Employees can enroll in the 401(k) plan through the company's HR portal or by contacting the HR department for assistance.

What is the eligibility requirement for Gray Television employees to participate in the 401(k) plan?

Most employees at Gray Television are eligible to participate in the 401(k) plan after completing a specified period of employment, typically 30 days.

Can Gray Television employees choose how their 401(k) contributions are invested?

Yes, employees at Gray Television can choose from a variety of investment options for their 401(k) contributions.

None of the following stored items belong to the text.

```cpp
int run_search(pow_ctx* ctx, uint64_t start, uint64_t count, unsigned diff, uint32_t mode,
               uint32_t* dev_out, uint32_t cap) {
  PowLaunch L;
  int rc = make_launch(start, count, diff, cap, mode, &L);
  if (rc) return rc;
  if (ctx->sentinel_idle && mode >= 1) L.mode |= POW_LAUNCH_SENTINEL_IDLE;
  if (int rc2 = stage_result(ctx, true, start)) return rc2;
  const unsigned grid = grid_for(ctx, L.n_prefix);
  if (pow_hooks)
    if (int rc2 = pow_hooks->before_launch(ctx)) return rc2;
  HIP_OK(hipEventRecord(ctx->ev0, ctx->stream));
  HIP_OK(pow_launch_search((int)mode, diff > 32 || ctx->force_full, grid, ctx->stream, ctx->d_consts, L, dev_out,
                           ctx->d_res));
  HIP_OK(hipEventRecord(ctx->ev1, ctx->stream));
  HIP_OK(hipMemcpyAsync(ctx->h_res, ctx->d_res, sizeof(PowResult), hipMemcpyDeviceToHost, ctx->stream));
  {
    char what[160];
    snprintf(what, sizeof what, "search kernel (mode %u, %llu counters from %llu, d = %u)", mode,
             (unsigned long long)count, (unsigned long long)start, diff);
    const uint64_t t0 = mono_ns();
    if (int rc2 = stream_wait(ctx, what, t0, t0 + ctx->watchdog_ns + 2ull * count, count >= (1ull << 26)))
      return rc2;
  }
  float ms = 0;
  HIP_OK(hipEventElapsedTime(&ms, ctx->ev0, ctx->ev1));
  ctx->stats.kernel_ms += ms;
  ctx->stats.launches += 1;
  ctx->stats.hashes += mode >= 1 ? ctx->h_res->hashes : (uint64_t)L.n_prefix * POW_J;
  return POW_OK;
}

int wait_published(pow_ctx* ctx, const volatile uint32_t* done, const volatile uint32_t* started, uint32_t seq,
                   const char* what, uint64_t t0, uint64_t deadline_ns) {
  for (uint32_t n = 1; __atomic_load_n(const_cast<const uint32_t*>(done), __ATOMIC_ACQUIRE) != seq; ++n) {
    if ((n & 0xFFFFu) != 0) continue;
    int st;
    hipError_t q = hipSuccess;
    if (ctx->aql) {
      st = pow_hooks->path_status(ctx);
    } else {
      q = hipStreamQuery(ctx->stream);
      st = q == hipErrorNotReady ? 1 : q == hipSuccess ? 0 : -1;
    }
    if (st == 1) {
      if (mono_ns() <= deadline_ns) continue;
      const uint32_t seen = __atomic_load_n(const_cast<const uint32_t*>(done), __ATOMIC_ACQUIRE);
      if (seen == seq) break;
      std::string path = "launch path hip, hipStreamQuery: not ready";
      if (ctx->aql) path = pow_hooks->path_diag(ctx);
      const uint32_t st_word = __atomic_load_n(const_cast<const uint32_t*>(started), __ATOMIC_ACQUIRE);
      ctx->wedged = true;
      return fail(POW_EHIP,
                  "%s: watchdog: no result after %.3f s (seq %u, done word %u; the kernel %s (started word %u); %s); "
                  "the context must not be reused",
                  what, (mono_ns() - t0) * 1e-9, seq, seen,
                  st_word == seq ? "started: its first workgroup ran" : "never started", st_word, path.c_str());
    }
    if (__atomic_load_n(const_cast<const uint32_t*>(done), __ATOMIC_ACQUIRE) == seq) break;
    if (st < 0 && ctx->aql) return fail(POW_EHIP, "%s: the dispatch queue reported HSA status 0x%x", what, -st);
    HIP_OK(q);
    return fail(POW_EHIP, "%s ended without publishing its result (seq %u, done word %u)", what, seq,
                __atomic_load_n(const_cast<const uint32_t*>(done), __ATOMIC_ACQUIRE));
  }
  return POW_OK;
}

}

int launch_hash_one(pow_ctx* ctx, const PowMsg& M, uint32_t seq, uint64_t deadline_ns) {
  if (pow_hooks) {
    if (int sent = pow_hooks->dispatch_hash_one(ctx, M, seq, deadline_ns)) return sent < 0 ? sent : POW_OK;
    if (int rc = pow_hooks->before_launch(ctx)) return rc;
  }
  HIP_OK(pow_launch_hash_one(ctx->stream, M, ctx->d_one, seq));
  return POW_OK;
}

int launch_search_lat(pow_ctx* ctx, bool full, bool any, bool asm_groups, unsigned grid, const PowLaunchLat& L,
                      uint64_t deadline_ns) {
  if (pow_hooks) {
    if (int sent = pow_hooks->dispatch_lat(ctx, full, any, asm_groups, grid, L, deadline_ns))
      return sent < 0 ? sent : POW_OK;
// ... 22 lines not shown
  if (int rc = wait_published(ctx, &ctx->h_lat->done, &ctx->h_lat->started, L.seq, "latency kernel", t0, deadline))
    return rc;
  memcpy(ctx->h_res, (const void*)ctx->h_lat, sizeof(PowResult));
  const double ms = (double)ctx->h_res->ticks / ctx->realtime_khz;
  ctx->stats.kernel_ms += ms;
  ctx->stats.launches += 1;
  ctx->stats.hashes += ctx->h_res->hashes;
  return POW_OK;
}

int upload_consts(pow_ctx* ctx, const pow_block* tmpl) {
  pow_build_consts(tmpl, &ctx->h_blob->consts);
  const PowConsts& C = ctx->h_blob->consts;
  PowConstsLat& Q = ctx->lat_consts;
  memcpy(Q.kw, C.kw, sizeof Q.kw);
  memcpy(Q.st0, C.st0, sizeof Q.st0);
  memcpy(Q.kw0, C.kw0, sizeof Q.kw0);
  memcpy(Q.k, C.k, sizeof Q.k);
  memcpy(Q.w0raw, C.w0raw, sizeof Q.w0raw);
  ctx->consts_dirty = true;
  return POW_OK;
}

int stage_result(pow_ctx* ctx, bool with_tail, uint64_t abs_start) {
  PowResult& r = ctx->h_blob->res;
  memset(&r, 0, sizeof r);
  r.min_rel = ~0ull;
  r.peer_abs = ~0ull;
  fill_watch(ctx, r.watch, abs_start);
  if (with_tail) {
    r.tail_buf = ctx->d_tail;
    r.tail_cap = ctx->tail_cap;
  }
  const size_t off = ctx->consts_dirty ? 0 : offsetof(PowBlob, res);
  HIP_OK(hipMemcpyAsync((char*)ctx->d_blob + off, (const char*)ctx->h_blob + off, sizeof(PowBlob) - off,
                        hipMemcpyHostToDevice, ctx->stream));
  ctx->consts_dirty = false;
  return POW_OK;
}

}

bool cancel_moved(const volatile uint32_t* cancel_word, uint32_t epoch) {
  return cancel_word && __atomic_load_n(const_cast<const uint32_t*>(cancel_word), __ATOMIC_ACQUIRE) != epoch;
}

int pow_ctx_device(const pow_ctx* ctx) { return ctx->device; }
bool pow_ctx_wedged(const pow_ctx* ctx) { return ctx->wedged; }
void pow_ctx_set_stats(pow_ctx* ctx, const pow_stats& s) { ctx->stats = s; }
void* pow_ctx_stream(const pow_ctx* ctx) { return (void*)ctx->stream; }
int pow_ctx_stream_wait(pow_ctx* ctx, const char* what, uint64_t budget_ns) {
  return stream_wait_for(ctx, what, budget_ns);
}

extern "C" {

int pow_device_count(int* n) {
  if (!n) return fail(POW_EINVAL, "null");
  *n = 0;
  HIP_OK(hipGetDeviceCount(n));
// ... 17 lines not shown
  ctx->cu_count = prop.multiProcessorCount;
  {
    int rt = 0;
    if (hipDeviceGetAttribute(&rt, hipDeviceAttributeWallClockRate, device) == hipSuccess && rt > 0)
      ctx->realtime_khz = rt;
  }
  ctx->clock_khz = prop.clockRate;
  snprintf(ctx->name, sizeof ctx->name, "%s", prop.name);
  ctx->grid_full = (unsigned)prop.multiProcessorCount * 8u - 1u;
  if (pow_hooks) pow_hooks->configure(ctx);
  int rc = POW_OK;
  auto chk = [&](hipError_t e, const char* what) {
    if (e != hipSuccess && rc == POW_OK) rc = fail(POW_EHIP, "%s: %s", what, hipGetErrorString(e));
  };
  chk(hipStreamCreateWithFlags(&ctx->stream, hipStreamNonBlocking), "hipStreamCreate");
  chk(hipEventCreate(&ctx->ev0), "hipEventCreate");
  chk(hipEventCreate(&ctx->ev1), "hipEventCreate");
  chk(hipEventCreateWithFlags(&ctx->ev_block, hipEventDisableTiming), "hipEventCreate");
  chk(hipMalloc(&ctx->d_blob, sizeof(PowBlob)), "hipMalloc consts/result");
  if (ctx->d_blob) chk(hipMemsetAsync(ctx->d_blob, 0, sizeof(PowBlob), ctx->stream), "hipMemsetAsync");
  chk(hipMalloc(&ctx->d_lat, sizeof(PowResult)), "hipMalloc latency result");
  chk(hipHostMalloc(&ctx->h_lat, sizeof(PowResult), hipHostMallocMapped | hipHostMallocCoherent),
      "hipHostMalloc latency result");
  if (ctx->d_lat && ctx->h_lat) {
    PowResult* init = ctx->h_lat;
    memset(init, 0, sizeof *init);
    init->min_rel = ~0ull;
    init->peer_abs = ~0ull;
    chk(hipMemcpyAsync(ctx->d_lat, init, sizeof *init, hipMemcpyHostToDevice, ctx->stream), "hipMemcpyAsync");
    if (rc == POW_OK) rc = stream_wait_for(ctx, "pow_init copies", 0);
    chk(hipHostGetDevicePointer((void**)&ctx->d_lat_host, ctx->h_lat, 0), "hipHostGetDevicePointer");
  }
  chk(hipHostMalloc(&ctx->h_one, sizeof(PowHashOut), hipHostMallocMapped | hipHostMallocCoherent),
      "hipHostMalloc hash result");
  if (ctx->h_one) {
    memset(ctx->h_one, 0, sizeof(PowHashOut));
    chk(hipHostGetDevicePointer((void**)&ctx->d_one, ctx->h_one, 0), "hipHostGetDevicePointer");
  }
  chk(hipHostMalloc(&ctx->h_epoch, 64, hipHostMallocMapped | hipHostMallocCoherent), "hipHostMalloc epoch");
  if (ctx->h_epoch) {
    *ctx->h_epoch = 0;
    chk(hipHostGetDevicePointer((void**)&ctx->d_epoch, ctx->h_epoch, 0), "hipHostGetDevicePointer");
  }
  chk(hipHostMalloc(&ctx->h_blob, sizeof(PowBlob), hipHostMallocDefault), "hipHostMalloc staging");
  if (ctx->d_blob) {
    ctx->d_consts = &ctx->d_blob->consts;
    ctx->d_res = &ctx->d_blob->res;
  }
  chk(hipHostMalloc(&ctx->h_res, sizeof(PowResult), hipHostMallocDefault), "hipHostMalloc");
  ctx->tail_cap = ctx->grid_full * 4u * 32u;
  chk(hipMalloc(&ctx->d_tail, (size_t)ctx->tail_cap * sizeof(uint32_t)), "hipMalloc sweep tail");
  if (rc == POW_OK && pow_hooks) pow_hooks->open_path(ctx);
// ... 32 lines not shown
  if (ctx->h_brec) (void)hipHostFree(ctx->h_brec);
  (void)hipFree(ctx->d_race);
  (void)hipFree(ctx->d_rin);
  (void)hipFree(ctx->d_rslot);
  if (ctx->h_race) (void)hipHostFree(ctx->h_race);
  if (ctx->h_rin) (void)hipHostFree(ctx->h_rin);
  if (ctx->h_res) (void)hipHostFree(ctx->h_res);
  if (ctx->ev0) (void)hipEventDestroy(ctx->ev0);
  if (ctx->ev1) (void)hipEventDestroy(ctx->ev1);
  if (ctx->ev_block) (void)hipEventDestroy(ctx->ev_block);
  if (ctx->stream) (void)hipStreamDestroy(ctx->stream);
  if (ctx->h_epoch) (void)hipHostFree(ctx->h_epoch);
  (void)hipFree(ctx->d_lat);
  if (ctx->h_lat) (void)hipHostFree(ctx->h_lat);
  if (ctx->h_one) (void)hipHostFree(ctx->h_one);
  delete ctx;
}

int pow_warmup(pow_ctx* ctx) {
  if (!ctx) return fail(POW_EINVAL, "null");
  if (int rc = set_dev(ctx)) return rc;
  PowLaunch L;
  memset(&L, 0, sizeof L);
  PowLaunchLat LL;
  memset(&LL, 0, sizeof LL);
  LL.nwg = 1;
  for (int mode = 0; mode < 3; ++mode)
    for (int full = 0; full < 2; ++full)
      HIP_OK(pow_launch_search(mode, full != 0, 1, ctx->stream, ctx->d_consts, L, nullptr, ctx->d_res));
  for (int any = 0; any < 2; ++any)
    for (int full = 0; full < 2; ++full)
      for (int grp = 0; grp < 2; ++grp)
        HIP_OK(pow_launch_search_lat(full != 0, any != 0, grp != 0, 1, ctx->stream, ctx->lat_consts, LL,
                                     ctx->d_lat, ctx->d_lat_host));
  HIP_OK(pow_launch_hash(0, ctx->stream, nullptr, nullptr));
  PowMsg M;
  memset(&M, 0, sizeof M);
  HIP_OK(pow_launch_hash_one(ctx->stream, M, ctx->d_one, 0));
  if (int rc = stream_wait_for(ctx, "warm-up launches", 0)) return rc;
  if (pow_hooks)
    if (int rc = pow_hooks->warm_path(ctx, LL, M)) return rc;
  pow_block b;
  memset(&b, 0, sizeof b);
  return pow_hash_blocks(ctx, &b, 1, nullptr, nullptr);
}

// ... 225 lines not shown
  uint64_t step = use_lat ? std::max<uint64_t>(1ull << 12, 1ull << (dcap + 4))
                          : (any ? 1ull << 30 : std::max<uint64_t>(1ull << 12, 1ull << std::min(dcap + 2, 30u)));
  auto preempted = [&](uint64_t next) {
    const uint64_t m = board_peer_min(ctx);
    return any ? m != UINT64_MAX : m < next;
  };
  uint64_t done = 0;
  bool first = true;
  while (done < ctr_count) {
    if (cancel_moved(cancel_word, epoch) || preempted(ctr_start + done)) break;
    const bool lat = first && use_lat;
    const uint64_t cap = lat ? ctx->lat_max : (uint64_t)1 << 30;
    const uint64_t n = std::min<uint64_t>(std::min<uint64_t>(step, cap), ctr_count - done);
    const uint64_t s0 = ctr_start + done;
    if (int rc = lat ? run_search_lat(ctx, s0, n, diff_bits, any, lat_wps)
                     : run_search(ctx, s0, n, diff_bits, any ? 2 : 1, nullptr, 0))
      return rc;
    first = false;
    done += n;
    if (cancel_moved(cancel_word, epoch) || ctx->h_res->cancelled) break;
    if (ctx->h_res->min_rel != ~0ull) {
      const PowResult& r = *ctx->h_res;
      const PowHit* h = nullptr;
      for (uint32_t k = 0; lat && k < std::min<uint32_t>(r.nhit, POW_HITS); ++k) {
        const PowHit* c = &r.hit[k];
        if (any ? (!h || c->rel < h->rel) : c->rel == r.min_rel) h = c;
      }
      const uint64_t ctr = s0 + (h ? h->rel : r.min_rel);
      if (!any && board_peer_min(ctx) < ctr) break;
      *out = *tmpl;
      pow_nonce_from_counter(ctr, out->nonce);
      char hx[65];
      if (h) {
        digest_out(h->digest, nullptr, hx);
      } else {
        const pow_stats keep = ctx->stats;
        ctx->watch_epoch = false;
        ctx->board_off = true;
        const int rc = run_search_lat(ctx, ctr, 1, 0, true, 1);
        ctx->board_off = false;
        if (rc) return rc;
        ctx->stats = keep;
        const PowResult& w = *ctx->h_res;
        if (w.nhit < 1 || w.hit[0].rel != 0) return fail(POW_EHIP, "winner re-hash recorded no digest");
        digest_out(w.hit[0].digest, nullptr, hx);
      }
      memcpy(out->block_hash, hx, 65);
// ... 504 lines not shown
```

What is the maximum contribution limit for Gray Television employees participating in the 401(k) plan?

The maximum contribution limit for Gray Television employees is subject to IRS regulations, which may change annually.

Does Gray Television offer any financial education resources for employees regarding the 401(k) plan?

Yes, Gray Television provides financial education resources and tools to help employees make informed decisions about their 401(k) savings.

Are there any fees associated with managing the 401(k) plan at Gray Television?

Yes, like most 401(k) plans, there may be administrative fees associated with managing the plan at Gray Television.

Can Gray Television employees take loans against their 401(k) savings?

Yes, Gray Television allows employees to take loans against their 401(k) savings, subject to specific terms and conditions.

What happens to a Gray Television employee's 401(k) savings if they leave the company?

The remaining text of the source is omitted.